You have two tasks. You must design a 3-switch lamp and a 4-switch lamp. It is recommended that you try the 3-switch lamp first. Your design will include a lightbulb, wires, switches and power sources. The design must follow these rules:

1. You may only use 1 lightbulb for each lamp. The 3-switch lamp can only have one power source, and the 4-switch lamp must have exactly two. You may use any number of wires.
2. Every flip of a switch, no matter the previous positions, must turn the lamp from on to off or off to on.
3. Each wire may connect to any number of switches, power sources, and other wires, and to the lightbulb.
4. Each switch has two separate positions to which wires can connect. If the switch is up, then all the wires connected to position 1 are considered connected to each other.

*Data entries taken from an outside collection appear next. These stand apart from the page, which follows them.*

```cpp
template <typename T>
__global__ __launch_bounds__(WAVE) void k_rbd(const DevModel<T> *__restrict__ mp, int n, const T *q, const T *v, T *M, T *hb,
                                              T *Jcom, T *Jf, T *oMf, T *com) {
  __shared__ TickLds<T> L;
  const int lane = threadIdx.x;
  if ((int)blockIdx.x >= n) return;
  const int e = env_of_block(blockIdx.x, n);
  const size_t E = (size_t)e;
  if (lane < NQ) L.qs[lane] = q[E * NQ + lane];
  if (lane < NV) L.vs[lane] = v[E * NV + lane];
  __syncthreads();
  rbd_terms<T>(*mp, L, lane);
  for (int i = lane; i < NV * NV; i += WAVE) M[E * NV * NV + i] = L.Dyn[(i / NV) * LDD + i % NV];
  if (lane < NV) hb[E * NV + lane] = L.h[lane];
  for (int i = lane; i < 3 * NV; i += WAVE) Jcom[E * 3 * NV + i] = L.k.Jcom[(i / NV) * LDF + i % NV];
  for (int i = lane; i < 12 * NV; i += WAVE) Jf[E * 12 * NV + i] = L.k.Jf[(i / NV) * LDF + i % NV];
// ... 505 lines not shown
  if ((int)ct[8] != CONDIM) throw std::string("model blob: contact dimension differs from this library's");
  const double *dmp = b.f64("mj_damping", NV), *ar = b.f64("mj_act_range", NA * 4);
  bool anyd = false;
  for (int i = 0; i < NV; i++) { m.mj_damping[i] = (T)dmp[i]; anyd |= dmp[i] != 0.0; }
  if (anyd != EULERDAMP) throw std::string("model blob: joint damping differs from what this library was built for");
  for (int i = 0; i < NA * 4; i++) {
    const double lim = sizeof(T) == 8 ? 1e300 : 1e30;
    m.act_range[i / 4][i % 4] = (T)(ar[i] > lim ? lim : (ar[i] < -lim ? -lim : ar[i]));
  }
  for (int i = 0; i < 7; i++) m.opt[i] = (T)op[i];
  m.opt[0] = (T)P[P_DT];
  m.opt[6] = sizeof(T) == 8 ? (T)1e-9 : (T)2e-6;
  for (int i = 0; i < 12; i++) m.contact[i] = (T)ct[i];
  const uint32_t nvert = h->blob.count("mj_hull_vert") / 3;
  m.hull_x = (const T *)h->d_hull;
  m.hull_y = m.hull_x + nvert;
  m.hull_z = m.hull_y + nvert;
  {
    const uint32_t np2 = b.count("mj_pairs");
    if (np2 % 2 || np2 / 2 > MAXPAIR) throw std::string("model blob: too many candidate body pairs");
    const int *pp = b.i32("mj_pairs", 0);
    m.npair = (int)(np2 / 2);
    for (int k = 0; k < m.npair; k++) {
      m.pair_a[k] = pp[2 * k]; m.pair_b[k] = pp[2 * k + 1];
      if (pp[2 * k] < 0 || pp[2 * k] >= NG || pp[2 * k + 1] < 0 || pp[2 * k + 1] >= NG) throw std::string("model blob: bad geom pair");
    }
    const double *hc = b.f64("mj_hull_center", NG * 3), *hb = b.f64("mj_hull_box", NG * 6);
    for (int i = 0; i < NG * 3; i++) m.hcen[i / 3][i % 3] = (T)hc[i];
    for (int i = 0; i < NG * 6; i++) m.hbox[i / 6][i % 6] = (T)hb[i];
    if (sizeof(T) == 4) for (int j = 0; j < NG; j++) for (int i = 3; i < 6; i++) m.hbox[j][i] = m.hbox[j][i] * (T)1.00001 + (T)1e-7;
  }
  memcpy(m.chunk_adr, b.i32("mj_chunk_adr", NG + 1), sizeof m.chunk_adr);
  m.chunk_box = (const T *)h->d_box;
  m.hull_eadr = h->d_eadr;
  m.hull_edge = h->d_edge;
  m.nsite = h->n_sites;
  for (int s = 0; s < h->n_sites; s++) {
    m.site_body[s] = h->site_body[s];
    for (int i = 0; i < 3; i++) m.site_pos[s][i] = (T)h->site_pos[s][i];
    for (int i = 0; i < 9; i++) m.site_R[s][i] = (T)h->site_R[s][i];
  }
}

static void validate_geometry(const Blob &b) {
  if constexpr (!TOPO_HAS_SIM) return;
  const int *ha = b.i32("mj_hull_adr", NG + 1), *ca = b.i32("mj_chunk_adr", NG + 1);
  const int64_t nvert = b.count("mj_hull_vert") / 3, nchunk = b.count("mj_chunk_box") / 6, nedge = b.count("mj_hull_edge");
  if (b.count("mj_hull_vert") % 3 || b.count("mj_chunk_box") % 6) throw std::string("model blob: hull vertex / chunk box sections are not whole records");
// ... 615 lines not shown
  need_refs(h);
  if (!q || !v || !tau || !dv || !f || !status) throw std::string("tsidb_tick_walk: null buffer");
  launch_tick(h, q, v, tau, dv, f, status, obs, obs_ld, frames, info, (hipStream_t)stream, nullptr, nullptr, walk, q_snapshot, v_snapshot);
  GUARD_END
}

int tsidb_rbd_terms(tsidb_handle h, const void *q, const void *v, void *M, void *hbias, void *Jcom, void *Jf, void *oMf,
                    void *com, void *stream) {
  GUARD_BEGIN
  if (!q || !v || !M || !hbias || !Jcom || !Jf || !oMf || !com) throw std::string("tsidb_rbd_terms: null buffer");
  hipStream_t s = (hipStream_t)stream;
  h->note_stream(s);
  with_dtype(h->dtype, [&](auto t) {
    using T = decltype(t);
    hipLaunchKernelGGL(k_rbd<T>, dim3(h->num_envs), dim3(WAVE), 0, s, (const DevModel<T> *)h->d_model, h->num_envs, (const T *)q,
                       (const T *)v, (T *)M, (T *)hbias, (T *)Jcom, (T *)Jf, (T *)oMf, (T *)com);
  });
  HIP_OK(hipGetLastError());
  GUARD_END
}

#ifdef TSIDB_STAMPS
int tsidb_debug_stamps(unsigned long long *out, int n) {
  return (int)hipMemcpyFromSymbol(out, HIP_SYMBOL(g_stamp), sizeof(unsigned long long) * 32 * (size_t)n);
}
#endif

int tsidb_dims(int *out9) {
  if (!out9) return -1;
  const int d[9] = {NJ, NQ, NV, NA, NB, TOPO_HAS_SIM, NG, CONDIM, TOPO_EULERDAMP};
  for (int i = 0; i < 9; i++) out9[i] = d[i];
  return 0;
}

int tsidb_lds_bytes(int dtype, int which) {
  return with_dtype(dtype, [&](auto t) { return which == 0 ? (int)sizeof(TickLds<decltype(t)>) : (int)sizeof(SimLds<decltype(t)>); });
}

}
```

tsid_control_amd/csrc/tsidb_common.hpp:

```cpp
#pragma once
#include <hip/hip_runtime.h>
#include <stdint.h>

#ifdef TSIDB_STAMPS
__device__ unsigned long long g_stamp[8192][32];
#define TSIDB_STAMP(k) do { if (threadIdx.x == 0 && blockIdx.x < 8192) g_stamp[blockIdx.x][k] = __builtin_amdgcn_s_memtime(); } while (0)
#define TSIDB_LAP_INIT() unsigned long long lap_t_ = __builtin_amdgcn_s_memtime()
#define TSIDB_LAP(k) do { unsigned long long n_ = __builtin_amdgcn_s_memtime(); if (threadIdx.x == 0 && blockIdx.x < 8192) g_stamp[blockIdx.x][k] += n_ - lap_t_; lap_t_ = n_; } while (0)
#define TSIDB_LAP_ZERO(k) do { if (threadIdx.x == 0 && blockIdx.x < 8192) g_stamp[blockIdx.x][k] = 0; } while (0)
#else
#define TSIDB_STAMP(k) do { } while (0)
#define TSIDB_LAP_INIT() do { } while (0)
#define TSIDB_LAP(k) do { } while (0)
#define TSIDB_LAP_ZERO(k) do { } while (0)
#endif

#ifndef TSIDB_TOPOLOGY_HEADER
#define TSIDB_TOPOLOGY_HEADER "tsidb_topology.hpp"
#endif
#include TSIDB_TOPOLOGY_HEADER

namespace tsidb {
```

If the switch is down, all the wires connected to position 2 are considered connected to each other.
5. The lightbulb turns on if and only if there exists a complete circuit that includes both the lightbulb and at least one power source.
6. A circuit is a sequence of wires, power sources, and the lightbulb where each is connected to the next item in the sequence (the last is connected to the first). No such sequence may list the same wire, power source, or the lightbulb twice.

I recommend that you denote the different wires with letters like A, B, C, etc.

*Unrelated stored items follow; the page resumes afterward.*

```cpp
template <bool SUMS>
__global__ __launch_bounds__(kOneBlock) __attribute__((amdgpu_waves_per_eu(4, 4))) void k_cube_one(
    const uint32_t *__restrict__ hist, const int64_t *__restrict__ agg, const int64_t *__restrict__ sub_agg,
    const uint8_t *__restrict__ occ_bits, const uint32_t *__restrict__ work, const CellBounds *__restrict__ bounds,
    const CellBounds *__restrict__ sub_bounds, const float *__restrict__ sub_affine, const Centroid *__restrict__ cent, uint32_t k,
    const float4 *__restrict__ lab_table, uint64_t *__restrict__ masks_out, uint8_t *__restrict__ colour_labels,
    uint16_t *__restrict__ sub_table, int64_t *__restrict__ sums, uint32_t n_rows, uint32_t flags,
    unsigned long long *__restrict__ stats, uint16_t *__restrict__ bal_state, uint32_t bal_pass)
{
    extern __shared__ float4 smem4[];
    float4 *s_cent = smem4;
    unsigned long long *bins = reinterpret_cast<unsigned long long *>(smem4 + 256);
    const uint32_t bin_stride = 4u * k + 4u;
    const uint32_t n_bins = SUMS ? kOneRepl * bin_stride : 0u;
    uint8_t *s_lbl = reinterpret_cast<uint8_t *>(bins + n_bins);
    uint4 *s_item = reinterpret_cast<uint4 *>(s_lbl + kOneCells * kCellColours);
    uint16_t *s_test = reinterpret_cast<uint16_t *>(s_item + kOneItems);
    unsigned long long *s_cmask = reinterpret_cast<unsigned long long *>(s_test + kOneWaves * kOneTests);
    uint32_t *s_mask = reinterpret_cast<uint32_t *>(s_cmask + kOneCells * 4u);
    uint32_t *s_ref = s_mask + kOneBlock;
    uint8_t *s_occ = reinterpret_cast<uint8_t *>(s_ref + kOneBlock);
    uint32_t *s_cell = reinterpret_cast<uint32_t *>(s_occ + kOneCells * 64u);
    uint32_t *s_npop = s_cell + kOneCells;
    uint32_t *s_left = s_npop + kOneCells;
    uint32_t *s_count = s_left + kOneCells;
    uint32_t *s_bal = s_count + 8 + kOneWaves;
    uint16_t *s_list = reinterpret_cast<uint16_t *>(s_bal + kOneBalWords);

    const uint32_t vz = opaque_vgpr_zero();
    const uint32_t n_work_v = SUMS ? work[vz] : kCells;
    if (threadIdx.x < 256u) {
        float4 v = make_float4(1.0e18f, 0.0f, 0.0f, 0.0f);
        if (threadIdx.x < k) { const Centroid c = cent[threadIdx.x]; v = make_float4(c.L, c.a, c.b, c.C); }
        s_cent[threadIdx.x] = v;
    }
    if (threadIdx.x < 8u + kOneWaves) s_count[threadIdx.x] = 0u;
    if (SUMS) for (uint32_t i = threadIdx.x; i < n_bins; i += kOneBlock) bins[i] = 0ull;
    if (bal_state && (threadIdx.x >> 6) == kOneWaves - 1u) {
        const uint32_t bl = threadIdx.x & 63u;
        const uint32_t nw = __builtin_amdgcn_readfirstlane(n_work_v);
        const uint32_t bcpw = min(8u, max(1u, (nw + gridDim.x * kOneWaves - 1u) / (gridDim.x * kOneWaves)));
        const uint32_t btasks = (nw + bcpw - 1u) / bcpw, bused = (btasks + gridDim.x - 1u) / gridDim.x;
        uint16_t *cur = bal_state + (bal_pass & 1u) * 2u * kOneTaskSlots;
        const uint16_t *prev = bal_state + ((bal_pass + 1u) & 1u) * 2u * kOneTaskSlots;
        uint32_t id = 0xFFFFu;
        if (bal_pass == 0u) {
            if (bl < bused && blockIdx.x * bused + bl < btasks) id = blockIdx.x * bused + bl;
        } else {
            const uint32_t partner = blockIdx.x ^ (1u << ((bal_pass - 1u) & 7u));
            const uint32_t lo_wg = min(blockIdx.x, partner), hi_wg = max(blockIdx.x, partner);
            const uint32_t src = ((bl & 16u) ? hi_wg : lo_wg) * kOneWaves + (bl & 15u);
            uint32_t e_id = 0xFFFFu, e_w = 0u;
            if (bl < 32u) { e_id = prev[src]; e_w = prev[kOneTaskSlots + src]; }
            if (e_id >= btasks) { e_id = 0xFFFFu; e_w = 0u; }
            if (bl < 32u) s_bal[bl] = (e_w << 16) | e_id;
            __builtin_amdgcn_wave_barrier();
            uint32_t rank = 0;
            for (uint32_t j = 0; j < 32u; ++j) {
                const uint32_t ow = s_bal[j] >> 16;
                rank += (ow > e_w || (ow == e_w && j < bl)) ? 1u : 0u;
            }
            if (bl < 32u) s_bal[32u + rank] = (e_w << 16) | e_id;
            __builtin_amdgcn_wave_barrier();
            const uint32_t sorted = bl < 32u ? s_bal[32u + bl] : 0u;
            const bool i_am_hi = blockIdx.x == hi_wg;
            uint32_t t0 = 0, t1 = 0, c0 = 0, c1 = 0;
#pragma unroll
            for (uint32_t r = 0; r < 32u; ++r) {
                const uint32_t e = lane_value(sorted, r);
                const bool to_hi = c0 >= kOneWaves || (c1 < kOneWaves && t1 < t0);
                if (to_hi) { if (i_am_hi && bl == c1) id = e & 0xFFFFu; ++c1; t1 += e >> 16; }
                else       { if (!i_am_hi && bl == c0) id = e & 0xFFFFu; ++c0; t0 += e >> 16; }
            }
        }
        if (bl < kOneWaves) { cur[blockIdx.x * kOneWaves + bl] = (uint16_t)id; s_bal[64u + bl] = id; }
    }
    __syncthreads();
    if (threadIdx.x < k) {
        const float4 c = s_cent[threadIdx.x];
        if (!(fabsf(c.x) <= 1024.0f && fabsf(c.y) <= 1024.0f && fabsf(c.z) <= 1024.0f)) s_count[2] = 1u;
    }
    __syncthreads();
    const bool dominance = sub_affine != nullptr && s_count[2] == 0u;

    const uint32_t lane = threadIdx.x & 63u, wv = threadIdx.x >> 6;
    const uint32_t ci = lane >> 3, sub = lane & 7u, slot = wv * 8u + ci;
    unsigned long long *my_bins = bins + (uint64_t)(lane & (kOneRepl - 1u)) * bin_stride;
    uint32_t *pair_entries = reinterpret_cast<uint32_t *>(sub_table + kSubCells + kCells);
    const uint32_t words = (k + 63u) / 64u;
    unsigned long long st_single = 0, st_multi = 0, st_unlisted = 0, st_decided = 0, st_scanned = 0, st_cands = 0, st_removed = 0, st_one = 0;
    float4 c4[4];
#pragma unroll
    for (int w = 0; w < 4; ++w) c4[w] = s_cent[w * 64 + lane];

    const uint32_t n_work = __builtin_amdgcn_readfirstlane(n_work_v);
    const uint32_t cpw = min(8u, max(1u, (n_work + gridDim.x * kOneWaves - 1u) / (gridDim.x * kOneWaves)));
    const uint32_t tasks = (n_work + cpw - 1u) / cpw;
    const uint32_t waves_used = (tasks + gridDim.x - 1u) / gridDim.x;
    if (!bal_state && blockIdx.x * waves_used >= tasks) return;
    {
        KMG_STAMP(0);
        uint32_t task = wv < waves_used ? blockIdx.x * waves_used + wv : tasks;
        if (bal_state) task = min(s_bal[64u + wv], tasks);
        const uint32_t prime = tasks % 2053u ? 2053u : 1031u;
        const uint32_t pos = (uint32_t)(((uint64_t)task * prime) % tasks) + ci * tasks;
        const bool valid = task < tasks && ci < cpw && pos < n_work;
        const uint32_t cell = valid ? ((SUMS && n_work != kCells) ? work[1u + pos] : pos) : 0u;
        const uint32_t sc = cell * 8u + sub;
        const uint32_t cell_a = (uint32_t)__builtin_amdgcn_ds_bpermute((int)(((lane >> 4) * 8u) << 2), (int)cell);
        const uint32_t cell_b = (uint32_t)__builtin_amdgcn_ds_bpermute((int)(((4u + (lane >> 4)) * 8u) << 2), (int)cell);
        const float cbv_a = reinterpret_cast<const float *>(bounds + cell_a)[lane & 15u];
        const float cbv_b = reinterpret_cast<const float *>(bounds + cell_b)[lane & 15u];
        const float4 *sbp = reinterpret_cast<const float4 *>(sub_bounds + sc);
        const float4 sb0 = sbp[0], sb1 = sbp[1], sb2 = sbp[2];
        longlong2 g01 = {0, 0}, g23 = {0, 1};
        long long cell_sum = 0;
        if (SUMS) {
            const longlong2 *sp = reinterpret_cast<const longlong2 *>(sub_agg + (uint64_t)sc * 4u);
            g01 = sp[0]; g23 = sp[1];
            cell_sum = agg[4ull * cell + (sub & 3u)];
        }
        uint2 occ8 = make_uint2(0xFFFFFFFFu, 0xFFFFFFFFu);
        if (occ_bits) occ8 = *reinterpret_cast<const uint2 *>(occ_bits + (uint64_t)cell * 64u + sub * 8u);
        if (sub == 0u) s_cell[slot] = cell;

        float *s_cb = reinterpret_cast<float *>(s_lbl + (size_t)wv * 8u * kCellColours);
        s_cb[lane] = cbv_a;
        s_cb[64u + lane] = cbv_b;
        __builtin_amdgcn_wave_barrier();
        for (uint32_t c = 0; c < cpw; ++c) {
            const uint32_t ccell = lane_value(cell, c * 8u);
            const bool cvalid = lane_value((uint32_t)valid, c * 8u) != 0u;
            const float4 *cq = reinterpret_cast<const float4 *>(s_cb + c * 16u);
            const float4 q0 = cq[0], q1 = cq[1], q2 = cq[2];
            CellBounds cb;
            cb.L0 = q0.x; cb.L1 = q0.y; cb.a0 = q0.z; cb.a1 = q0.w;
            cb.b0 = q1.x; cb.b1 = q1.y; cb.C0 = q1.z; cb.C1 = q1.w;
            cb.wC0 = q2.x; cb.wC1 = q2.y; cb.wH0 = q2.z; cb.wH1 = q2.w;
            float lo[4], U = 3.0e38f;
#pragma unroll
            for (int w = 0; w < 4; ++w) {
                const KeyRange r = key_range(cb, c4[w].x, c4[w].y, c4[w].z, c4[w].w);
                lo[w] = r.lo;
                U = fminf(U, r.hi);
            }
            const float Us = mask_threshold(wave_min(U));
            unsigned long long mw[4];
            uint32_t npop = 0, first = 0;
#pragma unroll
            for (uint32_t w = 0; w < 4u; ++w) {
                mw[w] = __ballot(w * 64u + lane < k && lo[w] <= Us);
                if (npop == 0u && mw[w]) first = w * 64u + (uint32_t)__builtin_ctzll(mw[w]);
                npop += (uint32_t)__builtin_popcountll(mw[w]);
            }
            const uint32_t cslot = wv * 8u + c;
            if (cvalid && lane < words) masks_out[(uint64_t)ccell * words + lane] = lane == 0u ? mw[0] : (lane == 1u ? mw[1] : (lane == 2u ? mw[2] : mw[3]));
            if (lane == 0u) s_npop[cslot] = npop | (first << 16);
            if (npop > 1u && npop <= kMaxListed) {
                uint32_t at = 0;
#pragma unroll
                for (uint32_t w = 0; w < 4u; ++w) {
                    if ((mw[w] >> lane) & 1ull) s_list[cslot * kMaxListed + at + bits_below_lane(mw[w])] = (uint16_t)(w * 64u + lane);
                    at += (uint32_t)__builtin_popcountll(mw[w]);
                }
            } else if (npop > kMaxListed) {
                if (lane < 4u) s_cmask[cslot * 4u + lane] = lane == 0u ? mw[0] : (lane == 1u ? mw[1] : (lane == 2u ? mw[2] : mw[3]));
            }
        }
        __builtin_amdgcn_wave_barrier();
        KMG_STAMP(1);

        const uint32_t np_first = s_npop[slot];
        const uint32_t npop = valid ? (np_first & 0xFFFFu) : 1u, first = np_first >> 16;
        const bool listed = valid && npop > 1u && npop <= kMaxListed;
        const bool unlisted = valid && npop > kMaxListed;
        const bool occupied = valid && (SUMS ? g23.y != 0 : true);
        uint32_t sm = 0u, istar = 0u, ubits = 0u;
        if (listed) {
            CellBounds sb;
            sb.L0 = sb0.x; sb.L1 = sb0.y; sb.a0 = sb0.z; sb.a1 = sb0.w;
            sb.b0 = sb1.x; sb.b1 = sb1.y; sb.C0 = sb1.z; sb.C1 = sb1.w;
            sb.wC0 = sb2.x; sb.wC1 = sb2.y; sb.wH0 = sb2.z; sb.wH1 = sb2.w;
            uint32_t Ubest = 0x7F7FFFE0u;
            for (uint32_t p = 0; p < npop; ++p) {
                const float4 c = s_cent[s_list[slot * kMaxListed + p]];
                Ubest = min(Ubest, ((float_to_bits(key_range(sb, c.x, c.y, c.z, c.w).hi) + 31u) & ~31u) | p);
            }
            const float Us = mask_threshold(bits_to_float(Ubest & ~31u));
            for (uint32_t p = 0; p < npop; ++p) {
                const float4 c = s_cent[s_list[slot * kMaxListed + p]];
                sm |= (key_range(sb, c.x, c.y, c.z, c.w).lo <= Us ? 1u : 0u) << p;
            }
            istar = Ubest & 31u;
            ubits = Ubest & ~31u;
        }
        const uint32_t np0 = (uint32_t)__builtin_popcount(sm);
        const bool was_decided = listed && occupied && np0 == 1u;
        const bool mine = listed && occupied && np0 > 1u;
        s_mask[threadIdx.x] = sm;
        *reinterpret_cast<uint2 *>(s_occ + slot * 64u + sub * 8u) = occ8;
        const uint32_t others = (mine && dominance) ? sm & ~(1u << istar) : 0u;
        if (others) {
            s_ref[threadIdx.x] = ubits | istar;
            const uint32_t nt = (uint32_t)__builtin_popcount(others);
            uint32_t at = atomicAdd(&s_count[8u + wv], nt);
            for (uint32_t m = others; m && at < kOneTests; m &= m - 1u, ++at)
                s_test[wv * kOneTests + at] = (uint16_t)((lane << 5) | (uint32_t)__builtin_ctz(m));
        }
        KMG_STAMP(2);
        __builtin_amdgcn_fence(__ATOMIC_RELEASE, "workgroup");
        __builtin_amdgcn_wave_barrier();
        __builtin_amdgcn_fence(__ATOMIC_ACQUIRE, "workgroup");
        if (dominance) {
            const uint32_t n_tests = min(__builtin_amdgcn_readfirstlane(s_count[8u + wv]), kOneTests);
            for (uint32_t t = lane; t < n_tests; t += 64u) {
                const uint32_t ent = (uint32_t)s_test[wv * kOneTests + t];
                const uint32_t e = wv * 64u + (ent >> 5), tp = ent & 31u;
                const uint32_t r = s_ref[e];
                const float4 cj = s_cent[s_list[(e >> 3) * kMaxListed + tp]], ci4 = s_cent[s_list[(e >> 3) * kMaxListed + (r & 31u)]];
                HalfModel mdl;
                mdl.load(sub_affine, (uint64_t)s_cell[e >> 3] * 8u + (e & 7u));
                if (dominated(mdl, cj, ci4, bits_to_float(r & ~31u))) atomicAnd(&s_mask[e], ~(1u << tp));
            }
            __builtin_amdgcn_fence(__ATOMIC_RELEASE, "workgroup");
            __builtin_amdgcn_wave_barrier();
            __builtin_amdgcn_fence(__ATOMIC_ACQUIRE, "workgroup");
        }
        KMG_STAMP(3);

        const uint32_t nm = s_mask[threadIdx.x];
        const uint32_t np = (uint32_t)__builtin_popcount(nm);
        const bool one = mine && np == 1u, still = mine && np > 1u;
        const uint32_t X = listed ? (uint32_t)s_list[slot * kMaxListed + (nm ? (uint32_t)__builtin_ctz(nm) : 0u)] : first;
        const bool open = still || (unlisted && occupied);
        const uint32_t scan8 = group8_or(open ? 1u << sub : 0u);
        const bool settled = one || was_decided;
        const uint32_t xmin = group8_min_u32(settled ? X : 255u), xmax = group8_max_u32(settled ? X : 0u);
        const bool single = valid && npop == 1u;
        const bool uniform = single || (listed && scan8 == 0u && xmin == xmax);
        const uint32_t Xu = single ? first : xmin;
        if (SUMS) {
            if (uniform) {
                if (sub < 4u) atomicAdd(my_bins + 4ull * Xu + sub, (unsigned long long)cell_sum);
            } else if (settled) {
                unsigned long long *to = my_bins + 4ull * X;
                atomicAdd(to + 0, (unsigned long long)g01.x); atomicAdd(to + 1, (unsigned long long)g01.y);
                atomicAdd(to + 2, (unsigned long long)g23.x); atomicAdd(to + 3, (unsigned long long)g23.y);
            }
        }
        {
            const uint32_t x4 = (settled ? X : 0u) * 0x01010101u;
            const uint4 xv = make_uint4(x4, x4, x4, x4);
            if (uniform) {
                if (sub == 0u) pair_entries[cell] = pair_entry(Xu, Xu, 0u, 0u, 0u);
                if (flags & 1u) {
                    const uint32_t m4 = Xu * 0x01010101u;
                    uint4 *dst = reinterpret_cast<uint4 *>(colour_labels + (uint64_t)cell * kCellColours + sub * 64u);
                    dst[0] = dst[1] = dst[2] = dst[3] = make_uint4(m4, m4, m4, m4);
                }
            } else if (valid) {
                uint4 *dst = reinterpret_cast<uint4 *>(s_lbl + slot * kCellColours + sub * 64u);
                dst[0] = xv; dst[1] = xv; dst[2] = xv; dst[3] = xv;
            }
        }
        unsigned long long pend0_b = 0ull;
        {
            const uint32_t rank = (uint32_t)__builtin_popcount(scan8 & ((1u << sub) - 1u));
            const bool head = open && (rank & 1u) == 0u;
            const uint32_t after = scan8 & ~((2u << sub) - 1u);
            const uint32_t s1 = after ? (uint32_t)__builtin_ctz(after) : 8u;
            const uint32_t un = listed ? (nm | ((head && s1 < 8u) ? s_mask[threadIdx.x - sub + s1] : 0u)) : 0u;
            const uint32_t n_un = (uint32_t)__builtin_popcount(un);
            const uint32_t type = unlisted ? 2u : (n_un > kItemCands ? 1u : 0u);
            const bool pend = valid && !uniform && sub == 0u;
            if (pend) s_left[slot] = ((uint32_t)__builtin_popcount(scan8) + 1u) >> 1;
            pend0_b = __ballot(pend && scan8 == 0u);
            const unsigned long long item_b = __ballot(head);
            if (bal_state) {
                const uint32_t cost = wave_add_u32(head ? 4u + (type == 2u ? npop : n_un) : 0u);
                if (lane == 0u) bal_state[(bal_pass & 1u) * 2u * kOneTaskSlots + kOneTaskSlots + blockIdx.x * kOneWaves + wv] = (uint16_t)min(cost, 65535u);
            }
            uint32_t i_base = 0u;
            if (lane == 0u && item_b) i_base = atomicAdd(&s_count[0], (uint32_t)__builtin_popcountll(item_b));
            i_base = __builtin_amdgcn_readfirstlane(i_base);
            if (head) {
                uint32_t iw0 = un, iw1 = 0u, iw2 = 0u;
                if (type == 0u) {
                    iw0 = 0u;
                    uint32_t q = 0u;
                    for (uint32_t m = un; m; m &= m - 1u, ++q) {
                        const uint32_t cc = (uint32_t)s_list[slot * kMaxListed + (uint32_t)__builtin_ctz(m)] << (8u * (q & 3u));
                        iw0 |= q < 4u ? cc : 0u; iw1 |= (q >= 4u && q < 8u) ? cc : 0u; iw2 |= q >= 8u ? cc : 0u;
                    }
                }
                s_item[i_base + bits_below_lane(item_b)] = make_uint4(slot | (sub << 7) | (s1 << 10) | (n_un << 14) | (type << 30), iw0, iw1, iw2);
            }
            if (stats) {
                st_single += (uint32_t)__builtin_popcountll(__ballot(single && sub == 0u));
                st_multi += (uint32_t)__builtin_popcountll(__ballot(valid && !single && sub == 0u));
                st_unlisted += (uint32_t)__builtin_popcountll(__ballot(unlisted && sub == 0u));
                st_decided += (uint32_t)__builtin_popcountll(__ballot(was_decided));
                st_scanned += (uint32_t)__builtin_popcountll(__ballot(mine || (unlisted && occupied)));
                st_cands += wave_add_u32(mine ? np0 : ((unlisted && occupied) ? npop : 0u));
                st_removed += wave_add_u32((uint32_t)__builtin_popcount(sm & ~nm));
                st_one += (uint32_t)__builtin_popcountll(__ballot(one));
            }
        }
        KMG_STAMP(4);
        __syncthreads();
        const uint32_t n_items = s_count[0];
        KMG_STAMP_VALUE(8, n_items); KMG_STAMP_VALUE(10, s_count[8]);

        auto cell_entry = [&](const uint32_t ps) {
            const uint32_t pcell = __builtin_amdgcn_readfirstlane(s_cell[ps]);
            const uint2 lv = *reinterpret_cast<const uint2 *>(s_lbl + ps * kCellColours + lane * 8u);
            uint32_t e = kPairPending;
            if (!(flags & kCubeNoEntries)) {
                const uint32_t occ = (uint32_t)s_occ[ps * 64u + lane];
                uint32_t idx[8];
// ... 325 lines not shown
```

In the same format as my previous post:

A: LB 1+ 2+ 3+
B: LB 1+ 2- 3-
C: P1 1- 2+ 3-
D: P1 1- 2- 3+
E: 1+ 1- 2+ 2-

This is essentially the same idea, but the two constraints are condensed into two wires each. So A and B constrain that if 2 and 3 are the same, 1 is +, and C and D constrain that if 2 and 3 are different, 1 is -. Or it could be viewed that out of wires A, B, C, and D, all four must be used in order to have a viable circuit, and each of A, B, C and D represents one of the four "good" configurations of switches we want to let through, and each of the "bad" configurations happens to be the binary negation of one of the "good" configurations, so that wire will not be active. Wire E then contains the necessary link between the switches, and it appears you don't actually need to include one of the switches (either 2 or 3, since 1 is the one we have constraints placed on), since the one that is excluded will necessarily then be the one for which current can go through in one hop from the power source to the light bulb.

This is provably the minimum amount of wires since in order to have a viable solution, current must form a complete circuit and go through each switch at least once, and the minimum number of edges to form a closed loop that goes through exactly 5 nodes is 5.

Posted by Avin on 2006-01-20 08:28:22